Notes from the Road: IETF 104 – QUIC Takes

Notes from the Road 10: IETF 104 Prague - QUIC Takes

“I apologize for being Martin Thomson.” – Martin Thomson, DoH WG Meeting, IETF 104, 3/26/2019

IETF 104 has come and gone. Held in Prague last week, the conference had plenty of interesting meetings. I wanted to follow the progress of the QUIC, TLS, HTTPbis, and DoH Working Groups. I attended the meetings remotely despite the inconvenient time difference.

Where are the browsers?

It takes two to tango. While there are many server implementations at various stages of development (for example, did you know that www.litespeedtech.com can be fetched using ID-18 version of the IETF QUIC?), there are no browsers that use IETF QUIC protocol. David Schinazi (Google) reported that Chromium only supports the QUIC handshake for now, while Eric Kinnear (Apple) said that Safari has a functional IETF QUIC branch.

Discarding Old Keys

As QUIC uses TLS 1.3, it must somehow support key updates. There have been several proposals how to do this. Martin Thomson (Mozilla) summarized them in his presentation to the Working Group (see slides). The august body, predictably, failed to reach consensus and thus compelled the chairs to empanel YADT (Yet Another Design Team) headed by David.

Network Tools

A trifecta of presentations on QUIC tooling engendered much enthusiasm among the TSVAREA meeting attendees. The presentations were

  • Logging, Tooling and Debugging for Modern Network Protocols. Robin Marx (Hasselt University) has been researching how and what information to log in order to be able to generate informative pictorial representations of various connection events. Robin proposed to create a new, structured log format (tentatively named qlog), which, when used by both endpoints, will facilitate debugging or troubleshooting network issues. The collection of use cases he has compiled is impressive. The audience even proposed creating a dedicated qlog Working Group to log everything – and it just may happen. Stay tuned for updates.
  • QUIC tracing. Victor Vasiliev (Google) has been working on logging and tracing network events since he was an intern at Google (while still an intern, he was the one who spotted a symptom of the Linux Cubic quiescence bug).
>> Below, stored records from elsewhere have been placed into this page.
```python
def attention_prefill_paged(q, kcache, vcache, page_table, seq_q_start,
                            seq_q_len, seq_ctx_len, scale, tiles=None,
                            v_transposed=False):
    if q.is_cuda:
        out = torch.empty_like(q)
        if tiles is None:
            rows = prefill_tile_rows(q.shape[1], kcache.shape[1])
            tiles = build_prefill_tiles(seq_q_len.tolist(), q.device, rows)
        tile_seq, tile_q0 = tiles
        hip().attention_prefill_paged(out, q, kcache, vcache, page_table,
                                      tile_seq, tile_q0, seq_q_start,
                                      seq_q_len, seq_ctx_len, scale,
                                      v_transposed)
        return out
    return torch_ref.attention_prefill_paged(q, kcache, vcache, page_table,
                                             seq_q_start, seq_q_len,
                                             seq_ctx_len, scale,
                                             v_transposed=v_transposed)


def greedy_sample(logits: torch.Tensor) -> torch.Tensor:
    if logits.is_cuda:
        out = torch.empty(logits.shape[0], dtype=torch.int32,
                          device=logits.device)
        hip().greedy_sample(out, logits.float().contiguous())
        return out
    return torch_ref.greedy_sample(logits)


def _splitmix64(x: torch.Tensor) -> torch.Tensor:
    def lsr(v, k):
        return (v >> k) & ((1 << (64 - k)) - 1)
    x = x + 0x9e3779b97f4a7c15
    x = (x ^ lsr(x, 30)) * -0x40a7b892e31b1a47
    x = (x ^ lsr(x, 27)) * -0x6b2fb644ecceee15
    return x ^ lsr(x, 31)


def gumbel_sample(logits: torch.Tensor, inv_temp: torch.Tensor,
                  seed: int, row_seeds: torch.Tensor = None) -> torch.Tensor:
    if logits.is_cuda:
        out = torch.empty(logits.shape[0], dtype=torch.int32,
                          device=logits.device)
        hip().gumbel_sample(out, logits.float().contiguous(), inv_temp, seed,
                            row_seeds)
        return out
    B, V = logits.shape
    if row_seeds is None:
        rs = (torch.tensor(seed, dtype=torch.int64)
              ^ (torch.arange(B, dtype=torch.int64) << 32))
    else:
        rs = row_seeds.to(torch.int64).cpu()
    v = torch.arange(V, dtype=torch.int64).unsqueeze(0)
    h = _splitmix64(rs.unsqueeze(1) ^ v)
    u = (((h >> 11) & ((1 << 53) - 1)) + 1).double() * (2.0 ** -53)
    g = -torch.log(-torch.log(u.float()))
    return (logits.float() * inv_temp.unsqueeze(-1) + g).argmax(-1).to(torch.int32)


def topkp_sample(logits: torch.Tensor, inv_temp: torch.Tensor,
                 top_k: torch.Tensor, top_p: torch.Tensor,
                 seed: int, row_seeds: torch.Tensor = None) -> torch.Tensor:
    out = torch.empty(logits.shape[0], dtype=torch.int32,
                      device=logits.device)
    hip().topkp_sample(out, logits.float().contiguous(), inv_temp,
                       top_k, top_p, seed, row_seeds)
    return out


def topk_gating(logits: torch.Tensor, k: int):
    if logits.is_cuda:
        T = logits.shape[0]
        topw = torch.empty(T, k, dtype=torch.float32, device=logits.device)
        topi = torch.empty(T, k, dtype=torch.int32, device=logits.device)
        hip().topk_gating(topw, topi, logits.float().contiguous())
        return topw, topi
    p = torch.softmax(logits.float(), dim=-1)
    topw, topi = torch.topk(p, k, dim=-1)
    return topw / topw.sum(-1, keepdim=True), topi.to(torch.int32)


def build_moe_tiles(counts, max_m: int = 16):
    tiles = []
    r0 = 0
    for e, n in enumerate(counts):
        off = 0
        while off < n:
            m = min(max_m, n - off)
            tiles.append((e, r0 + off, m))
            off += m
        r0 += n
    return tiles


def moe_grouped_gemm(x: torch.Tensor, w: torch.Tensor, tiles_t: torch.Tensor):
    y = torch.empty(x.shape[0], w.shape[1], dtype=x.dtype, device=x.device)
    hip().moe_grouped_gemm(y, x.contiguous(), w, tiles_t)
    return y


def moe_grouped_gemm_seg(x, w, seg_start, max_tokens):
    y = torch.empty(x.shape[0], w.shape[1], dtype=x.dtype, device=x.device)
    hip().moe_grouped_gemm_seg(y, x.contiguous(), w, seg_start, max_tokens)
    return y


def gather_pages(staging, cache, page_ids):
    if cache.is_cuda:
        hip().gather_pages(staging, cache, page_ids)
    else:
        n = page_ids.shape[0]
        pe = cache[0].numel()
        staging.view(-1)[: n * pe] = cache[page_ids.long()].reshape(-1)


def scatter_pages(staging, cache, page_ids):
    if cache.is_cuda:
        hip().scatter_pages(staging, cache, page_ids)
    else:
        n = page_ids.shape[0]
        pe = cache[0].numel()
        cache[page_ids.long()] = staging.view(-1)[: n * pe].view(n, *cache.shape[1:])


def copy_pages(dst_cache, src_cache, pairs):
    if src_cache.is_cuda:
        hip().copy_pages(dst_cache, src_cache, pairs)
    else:
        src = pairs[:, 0].long()
        dst = pairs[:, 1].long()
        dst_cache[dst] = src_cache[src]
```

Before: 424.0 tok/s.

## Add fast-path kernels for rmsnorm, rope-append and sampling

Adds a register-resident rmsnorm variant that caches weights in registers and unrolls per-thread vectors when the hidden size divides evenly. It also adds a rope/KV-append kernel that spreads each token across several blocks for small token counts, and a vectorized, unrolled float4 scan for greedy and Gumbel sampling. All three are enabled by default through new allow_fast flags. They target launch and latency-bound small decode kernels, at the cost of extra template instantiations and separate code paths to keep correct.

```diff
diff --git a/dynamo_amd/csrc/bindings.cpp b/dynamo_amd/csrc/bindings.cpp
--- a/dynamo_amd/csrc/bindings.cpp
+++ b/dynamo_amd/csrc/bindings.cpp
@@ -3,14 +3,16 @@
 
 namespace py = pybind11;
 
-void rmsnorm(torch::Tensor out, torch::Tensor input, torch::Tensor weight, double eps);
+void rmsnorm(torch::Tensor out, torch::Tensor input, torch::Tensor weight,
+             double eps, bool allow_fast);
 void fused_add_rmsnorm(torch::Tensor input, torch::Tensor residual,
-                       torch::Tensor weight, double eps);
+                       torch::Tensor weight, double eps, bool allow_fast);
 void rope_append_qkv(torch::Tensor q_out, torch::Tensor kcache,
                      torch::Tensor vcache, torch::Tensor qkv,
                      c10::optional<torch::Tensor> bias,
                      torch::Tensor positions, torch::Tensor slot_mapping,
-                     torch::Tensor cos_sin_cache, bool v_transposed);
+                     torch::Tensor cos_sin_cache, bool v_transposed,
+                     bool allow_fast);
 void rope_inplace(torch::Tensor q, torch::Tensor k, torch::Tensor positions,
                   torch::Tensor cos_sin_cache, int64_t num_q_heads,
                   int64_t num_k_heads, int64_t head_dim);
@@ -36,13 +38,14 @@
                              torch::Tensor tile_q0, torch::Tensor seq_q_start,
                              torch::Tensor seq_q_len, torch::Tensor seq_ctx_len,
                              double scale, bool v_transposed);
-void greedy_sample(torch::Tensor out, torch::Tensor logits);
+void greedy_sample(torch::Tensor out, torch::Tensor logits, bool allow_fast);
 void topkp_sample(torch::Tensor out, torch::Tensor logits,
                   torch::Tensor inv_temp, torch::Tensor top_k,
                   torch::Tensor top_p, int64_t seed,
                   c10::optional<torch::Tensor> row_seeds);
 void gumbel_sample(torch::Tensor out, torch::Tensor logits, torch::Tensor inv_temp,
-                   int64_t seed, c10::optional<torch::Tensor> row_seeds);
+                   int64_t seed, c10::optional<torch::Tensor> row_seeds,
+                   bool allow_fast);
 void moe_grouped_gemm(torch::Tensor y, torch::Tensor x, torch::Tensor w,
                       torch::Tensor tiles);
 void moe_grouped_gemm_seg(torch::Tensor y, torch::Tensor x, torch::Tensor w,
@@ -59,14 +62,17 @@
 
 PYBIND11_MODULE(TORCH_EXTENSION_NAME, m) {
   m.doc() = "dynamo_amd native MI355X (gfx950) kernels";
-  m.def("rmsnorm", &rmsnorm);
-  m.def("fused_add_rmsnorm", &fused_add_rmsnorm);
+  m.def("rmsnorm", &rmsnorm, py::arg("out"), py::arg("input"),
+        py::arg("weight"), py::arg("eps"), py::arg("allow_fast") = true);
+  m.def("fused_add_rmsnorm", &fused_add_rmsnorm, py::arg("input"),
+        py::arg("residual"), py::arg("weight"), py::arg("eps"),
+        py::arg("allow_fast") = true);
   m.def("rope_inplace", &rope_inplace);
   m.def("rope_append_qkv", &rope_append_qkv,
         py::arg("q_out"), py::arg("kcache"), py::arg("vcache"),
         py::arg("qkv"), py::arg("bias"), py::arg("positions"),
         py::arg("slot_mapping"), py::arg("cos_sin"),
-        py::arg("v_transposed") = false);
+        py::arg("v_transposed") = false, py::arg("allow_fast") = true);
   m.def("silu_mul", &silu_mul);
   m.def("gelu", &gelu);
   m.def("kv_cache_append", &kv_cache_append, py::arg("kcache"),
@@ -88,10 +94,11 @@
         py::arg("page_table"), py::arg("tile_seq"), py::arg("tile_q0"),
         py::arg("seq_q_start"), py::arg("seq_q_len"), py::arg("seq_ctx_len"),
         py::arg("scale"), py::arg("v_transposed") = false);
-  m.def("greedy_sample", &greedy_sample);
+  m.def("greedy_sample", &greedy_sample, py::arg("out"), py::arg("logits"),
+        py::arg("allow_fast") = true);
   m.def("gumbel_sample", &gumbel_sample, py::arg("out"), py::arg("logits"),
         py::arg("inv_temp"), py::arg("seed"),
-        py::arg("row_seeds") = py::none());
+        py::arg("row_seeds") = py::none(), py::arg("allow_fast") = true);
   m.def("topkp_sample", &topkp_sample, py::arg("out"), py::arg("logits"),
         py::arg("inv_temp"), py::arg("top_k"), py::arg("top_p"),
         py::arg("seed"), py::arg("row_seeds") = py::none());
diff --git a/dynamo_amd/csrc/norm.hip b/dynamo_amd/csrc/norm.hip
--- a/dynamo_amd/csrc/norm.hip
+++ b/dynamo_amd/csrc/norm.hip
@@ -57,36 +57,121 @@
   }
 }
 
+template <bool FUSED_ADD, int VPT>
+__global__ __launch_bounds__(kBlock) void rmsnorm_reg_kernel(
+    short* __restrict__ out,
+    short* __restrict__ x,
+    short* __restrict__ res,
+    const short* __restrict__ w,
+    float eps, int rows) {
+  __shared__ float lds[kBlock / WAVE_SIZE];
+  constexpr int D = 8 * kBlock * VPT;
+  short8 wv[VPT];
+#pragma unroll
+  for (int j = 0; j < VPT; j++)
+    wv[j] = *reinterpret_cast<const short8*>(w + (threadIdx.x + j * kBlock) * 8);
+  for (int row = blockIdx.x; row < rows; row += gridDim.x) {
+    short* xrow = x + (int64_t)row * D;
+    short* rrow = FUSED_ADD ? res + (int64_t)row * D : nullptr;
+    short* orow = out + (int64_t)row * D;
+
+    short8 sv[VPT], rv[VPT];
+#pragma unroll
+    for (int j = 0; j < VPT; j++) {
+      const int v = threadIdx.x + j * kBlock;
+      sv[j] = *reinterpret_cast<const short8*>(xrow + v * 8);
+      if constexpr (FUSED_ADD)
+        rv[j] = *reinterpret_cast<const short8*>(rrow + v * 8);
+    }
+    float ss = 0.f;
+#pragma unroll
+    for (int j = 0; j < VPT; j++) {
+      if constexpr (FUSED_ADD) {
+#pragma unroll
+        for (int i = 0; i < 8; i++) {
+          float s = bf16_to_f32(sv[j][i]) + bf16_to_f32(rv[j][i]);
+          sv[j][i] = f32_to_bf16(s);
+          ss += s * s;
+        }
+        *reinterpret_cast<short8*>(rrow + (threadIdx.x + j * kBlock) * 8) = sv[j];
+      } else {
+#pragma unroll
+        for (int i = 0; i < 8; i++) {
+          float xf = bf16_to_f32(sv[j][i]);
+          ss += xf * xf;
+        }
+      }
+    }
+    ss = block_reduce_sum(ss, lds);
+    const float inv = rsqrtf(ss / (float)D + eps);
+
+#pragma unroll
+    for (int j = 0; j < VPT; j++) {
+      short8 ov;
+#pragma unroll
+      for (int i = 0; i < 8; i++)
+        ov[i] = f32_to_bf16(bf16_to_f32(sv[j][i]) * inv * bf16_to_f32(wv[j][i]));
+      *reinterpret_cast<short8*>(orow + (threadIdx.x + j * kBlock) * 8) = ov;
+    }
+    __syncthreads();
+  }
 }
 
-void rmsnorm(torch::Tensor out, torch::Tensor input, torch::Tensor weight, double eps) {
+template <bool FUSED_ADD>
+void launch_rmsnorm(short* out, short* x, short* res, const short* w,
+                    float eps, int rows, int D, bool allow_fast,
+                    hipStream_t stream) {
+  const int grid = std::min<int>(rows, 2048);
+  const int nvec = D / 8;
+  const int vpt = (allow_fast && nvec % kBlock == 0) ? nvec / kBlock : 0;
+  switch (vpt) {
+    case 1:
+      rmsnorm_reg_kernel<FUSED_ADD, 1><<<grid, kBlock, 0, stream>>>(
+          out, x, res, w, eps, rows);
+      break;
+    case 2:
+      rmsnorm_reg_kernel<FUSED_ADD, 2><<<grid, kBlock, 0, stream>>>(
+          out, x, res, w, eps, rows);
+      break;
+    case 4:
+      rmsnorm_reg_kernel<FUSED_ADD, 4><<<grid, kBlock, 0, stream>>>(
+          out, x, res, w, eps, rows);
+      break;
+    default:
+      rmsnorm_kernel<FUSED_ADD><<<grid, kBlock, 0, stream>>>(
+          out, x, res, w, eps, rows, D);
+  }
+}
+
+}
+
+void rmsnorm(torch::Tensor out, torch::Tensor input, torch::Tensor weight,
+             double eps, bool allow_fast) {
   TORCH_CHECK(input.is_cuda() && input.dtype() == torch::kBFloat16);
   TORCH_CHECK(input.is_contiguous() && out.is_contiguous());
   const int D = input.size(-1);
   const int rows = input.numel() / D;
   TORCH_CHECK(D % 8 == 0, "hidden size must be a multiple of 8");
-  const int grid = std::min<int>(rows, 2048);
   if (rows == 0) return;
   auto stream = at::cuda::getCurrentHIPStream();
-  rmsnorm_kernel<false><<<grid, kBlock, 0, stream>>>(
-      (short*)out.data_ptr(), (short*)input.data_ptr(), nullptr,
-      (const short*)weight.data_ptr(), (float)eps, rows, D);
+  launch_rmsnorm<false>((short*)out.data_ptr(), (short*)input.data_ptr(),
+                        nullptr, (const short*)weight.data_ptr(), (float)eps,
+                        rows, D, allow_fast, stream);
   HIP_CHECK_KERNEL();
 }
 
 void fused_add_rmsnorm(torch::Tensor input, torch::Tensor residual,
-                       torch::Tensor weight, double eps) {
+                       torch::Tensor weight, double eps, bool allow_fast) {
   TORCH_CHECK(input.is_cuda() && input.dtype() == torch::kBFloat16);
   TORCH_CHECK(input.is_contiguous() && residual.is_contiguous());
   const int D = input.size(-1);
   const int rows = input.numel() / D;
   TORCH_CHECK(D % 8 == 0);
-  const int grid = std::min<int>(rows, 2048);
   if (rows == 0) return;
   auto stream = at::cuda::getCurrentHIPStream();
-  rmsnorm_kernel<true><<<grid, kBlock, 0, stream>>>(
-      (short*)input.data_ptr(), (short*)input.data_ptr(),
-      (short*)residual.data_ptr(), (const short*)weight.data_ptr(),
-      (float)eps, rows, D);
+  launch_rmsnorm<true>((short*)input.data_ptr(), (short*)input.data_ptr(),
+                       (short*)residual.data_ptr(),
+                       (const short*)weight.data_ptr(), (float)eps, rows, D,
+                       allow_fast, stream);
   HIP_CHECK_KERNEL();
 }
diff --git a/dynamo_amd/csrc/rope.hip b/dynamo_amd/csrc/rope.hip
--- a/dynamo_amd/csrc/rope.hip
+++ b/dynamo_amd/csrc/rope.hip
@@ -6,6 +6,7 @@
 namespace {
 
 constexpr int kBlock = 256;
+constexpr int kUnitMaxTokens = 256;
 
 __global__ void rope_kernel(short* __restrict__ q,
                             short* __restrict__ k,
@@ -160,13 +161,138 @@
   }
 }
 
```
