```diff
+    asm volatile("" : "+v"(u_));                                             \
+    const char* s_ = reinterpret_cast<const char*>(wsrc + ((long long)(P) * nchunks + cs_) * U_FLOATS);    \
+    float* d_ = (BUF) + A_FLOATS + wave_off;                                                               \
     _Pragma("unroll") for (int r = 0; r < UGL; ++r)                                                        \
-      if (r * NT * 4 + (wave + 1) * 256 <= U_FLOATS) PMU_GLDS(s_ + 16 * NT * r, d_ + 4 * NT * r)          \
+      if (r * NT * 4 + (wave + 1) * 256 <= U_FLOATS) PMU_GLDS((s_ + 16 * NT * r) + u_, d_ + 4 * NT * r)   \
   }
   const int t = lane & 15, kk = lane >> 4, tg = wave & 3;
   const int pbase = 4 * (2 * tg + (t >> 3)) * ROWF + GP * (t & 7) + 2 * kk;
@@ -523,7 +545,11 @@
 #pragma unroll
     for (int c = 0; c < 18; ++c) acc[h][c] = f32x4{0.f, 0.f, 0.f, 0.f};
 
-  PMU_FETCH4(0, smem)
+  constexpr bool stag = STAG;
+  static_assert(!STAG || PM == 2, "the stagger splits the b64 chunk");
+
+  PMU_FETCH4A(0, 0, smem)
+  PMU_FETCH4U(0, 0, smem)
   asm volatile("s_waitcnt vmcnt(0)" ::: "memory");
   __syncthreads();
   for (int p = 0; p < B.npass; ++p) {
@@ -531,23 +557,50 @@
     const int jb = j0 + 16 * CH + t;
     const float bias = (!DGRAD && a.bias && jb < a.NOUT) ? a.bias[jb] : 0.f;
     int gi = p * nchunks;
+    if (CH == 1 && stag) {
+      const int c1 = min(nchunks - 1, 1);
+      if (c1 > 0 || p + 1 < B.npass) PMU_FETCH4A(p + 1 - c1, c1, smem + ((gi + 1) & 1) * STAGE)
+      w4_barrier();
+    }
     for (int ch = 0; ch < nchunks; ++ch, ++gi) {
       float* cur = smem + (gi & 1) * STAGE;
-      if (gi + 1 < total) PMU_FETCH4(gi + 1, smem + ((gi + 1) & 1) * STAGE)
+      float* nxt = smem + ((gi + 1) & 1) * STAGE;
+      const bool more = ch + 1 < nchunks || p + 1 < B.npass;
+      const int pn = ch + 1 < nchunks ? p : p + 1, cn = ch + 1 < nchunks ? ch + 1 : 0;
+      if (more && (CH == 0 || !stag)) PMU_FETCH4A(pn, cn, nxt)
+      if (more && (CH == 1 || !stag)) PMU_FETCH4U(pn, cn, nxt)
       const unsigned pa = lds_addr(cur + pbase), ua = lds_addr(cur + ubase);
-      if constexpr (PM == 2) w4_chunk64<CH>(pa, ua, acc);
-      else w4_chunk<CH, PM == 1>(pa, ua, acc);
-      asm volatile("s_waitcnt vmcnt(0)" ::: "memory");
-      __syncthreads();
-    }
+      if constexpr (PM == 2) {
+        float t1[18];
+        w4_chunk64_s0<CH>(pa, ua, acc, t1);
+        if (stag) {
+          if (CH == 1) asm volatile("s_waitcnt vmcnt(0)" ::: "memory");
+          w4_barrier();
+          if (CH == 0) {
+            if (more) PMU_FETCH4U(pn, cn, nxt)
+          } else if (ch + 2 < nchunks || (ch + 1 < nchunks && p + 1 < B.npass)) {
+            PMU_FETCH4A(ch + 2 < nchunks ? p : p + 1, ch + 2 < nchunks ? ch + 2 : 0, cur)
+          }
+        }
+        w4_chunk64_s1<CH>(ua + CO * NC * 4, acc, t1);
+      } else {
+        w4_chunk<CH, PM == 1>(pa, ua, acc);
+      }
+      if (CH == 0 || !stag) asm volatile("s_waitcnt vmcnt(0)" ::: "memory");
+      if (stag) w4_barrier();
+      else __syncthreads();
+    }
+    if (CH == 0 && stag) w4_barrier();
     int ne = B.n, h0e = B.h0, w0e = B.w0;
     asm volatile("" : "+s"(ne), "+s"(h0e), "+s"(w0e));
     float* xb = smem + ((gi - 1) & 1) * STAGE;
     wino4_epilogue<DGRAD, BNR, CH>(a, ne, h0e, w0e, j0, B.spatial, acc, xb, red, bias);
     if (p + 1 < B.npass) {
+      float zr = 0.f;
+      asm volatile("" : "+v"(zr));
 #pragma unroll
       for (int r = 0; r < NGL; ++r)
-        if ((B.gzero >> r) & 1u) *reinterpret_cast<float4*>(xb + 4 * (r * NT + tid)) = make_float4(0.f, 0.f, 0.f, 0.f);
+        if ((B.gzero >> r) & 1u) *reinterpret_cast<float4*>(xb + 4 * (r * NT + tid)) = make_float4(zr, zr, zr, zr);
       __syncthreads();
     }
 #pragma unroll
@@ -555,10 +608,11 @@
 #pragma unroll
       for (int c = 0; c < 18; ++c) acc[h][c] = f32x4{0.f, 0.f, 0.f, 0.f};
   }
-#undef PMU_FETCH4
-}
-
-template <bool DGRAD, bool BNR, int PM>
+#undef PMU_FETCH4A
+#undef PMU_FETCH4U
+}
+
+template <bool DGRAD, bool BNR, int PM, bool STAG = false>
 __global__ __launch_bounds__(NT, 1) void conv3x3_wino4_kernel(W4Args a) {
   __shared__ __attribute__((aligned(16))) float smem[2 * STAGE + RED_FLOATS];
   const int tid = threadIdx.x;
@@ -610,8 +664,8 @@
   B.gin = gin;
   B.gzero = gzero;
   if (a.prio && (tid >> 8)) __builtin_amdgcn_s_setprio(1);
-  if (tid >> 8) wino4_main<DGRAD, BNR, 1, PM>(a, B, goff, smem);
-  else wino4_main<DGRAD, BNR, 0, PM>(a, B, goff, smem);
+  if (tid >> 8) wino4_main<DGRAD, BNR, 1, PM, STAG>(a, B, goff, smem);
+  else wino4_main<DGRAD, BNR, 0, PM, STAG>(a, B, goff, smem);
 }
 
 int launch_wino4(const float* x, int KC, int N, int H, int W, const float* wp, const float* bias, int NOUT,
@@ -626,6 +680,8 @@
     const int pm = pf ? 1 : b32 ? 0 : 2;
     static const int prio = pmu_variant_int("PMU_WINO4_PRIO", 0);
     a.prio = prio;
+    static const int stag_env = pmu_variant_int("PMU_WINO4_STAGGER", 1);
+    const bool stagger = pm == 2 && (stag_env == 2 || (stag_env == 1 && (a.H >= OH || a.W >= OW)));
     static const int grp = pmu_variant_int("PMU_WINO4_GROUP", 1);
     if (grp) {
       const int ncog = pmu_cdiv(a.nco, a.cpb);
@@ -633,18 +689,20 @@
       if (ncog % tc == 0 && spatial % ts == 0 && tc > 1 && ts > 1) { a.tc = tc; a.ts = ts; }
     }
     hipStream_t st = (hipStream_t)stream;
+    if (dgrad && bz && stagger) hipLaunchKernelGGL((conv3x3_wino4_kernel<true, true, 2, true>), grid, dim3(NT), 0, st, a);
+    else if (dgrad && stagger) hipLaunchKernelGGL((conv3x3_wino4_kernel<true, false, 2, true>), grid, dim3(NT), 0, st, a);
 #ifdef PMU_EXPERIMENTS
-    if (dgrad && bz && pm == 0) hipLaunchKernelGGL((conv3x3_wino4_kernel<true, true, 0>), grid, dim3(NT), 0, st, a);
+    else if (dgrad && bz && pm == 0) hipLaunchKernelGGL((conv3x3_wino4_kernel<true, true, 0>), grid, dim3(NT), 0, st, a);
     else if (dgrad && bz) hipLaunchKernelGGL((conv3x3_wino4_kernel<true, true, 2>), grid, dim3(NT), 0, st, a);
     else if (dgrad && pm == 1) hipLaunchKernelGGL((conv3x3_wino4_kernel<true, false, 1>), grid, dim3(NT), 0, st, a);
     else if (dgrad && pm == 0) hipLaunchKernelGGL((conv3x3_wino4_kernel<true, false, 0>), grid, dim3(NT), 0, st, a);
     else if (dgrad) hipLaunchKernelGGL((conv3x3_wino4_kernel<true, false, 2>), grid, dim3(NT), 0, st, a);
+    else if (stagger) hipLaunchKernelGGL((conv3x3_wino4_kernel<false, false, 2, true>), grid, dim3(NT), 0, st, a);
     else if (pm == 1) hipLaunchKernelGGL((conv3x3_wino4_kernel<false, false, 1>), grid, dim3(NT), 0, st, a);
     else if (pm == 0) hipLaunchKernelGGL((conv3x3_wino4_kernel<false, false, 0>), grid, dim3(NT), 0, st, a);
     else hipLaunchKernelGGL((conv3x3_wino4_kernel<false, false, 2>), grid, dim3(NT), 0, st, a);
 #else
-    (void)pm;
-    if (dgrad && bz) hipLaunchKernelGGL((conv3x3_wino4_kernel<true, true, 2>), grid, dim3(NT), 0, st, a);
+    else if (dgrad && bz) hipLaunchKernelGGL((conv3x3_wino4_kernel<true, true, 2>), grid, dim3(NT), 0, st, a);
     else if (dgrad) hipLaunchKernelGGL((conv3x3_wino4_kernel<true, false, 2>), grid, dim3(NT), 0, st, a);
     else return (int)PMU_ERR_ARG;
 #endif
```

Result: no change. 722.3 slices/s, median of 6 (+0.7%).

Victor’s tooling focuses on connection performance and also relies on rich data logging.
  • QUIC Logging: The In-Network View. Jari Arkko’s (Ericsson) presentation described spindump – a tool to observe and display characteristics of a QUIC connection using the QUIC spin bit. The spin bit is a controversial property of the QUIC short packet header and it was the subject of much contentious debate. (LiteSpeed position from the start was to support the inclusion of the spin bit into the QUIC protocol. We implemented spin bit support a few weeks ago and deployed it on our test endpoints as well as www.litespeedtech.com).
IETF 104 QUIC Takes

Part of a slide from Robin’s presentation.

 

Mind the Gap

The QUIC WG Interim meeting scheduled at the end of May in London may become the last our WG holds. As usual, the official IETF WG business will be preceded by two days of interop, which will target the (yet unpublished) 20th revision of the IETF QUIC Draft.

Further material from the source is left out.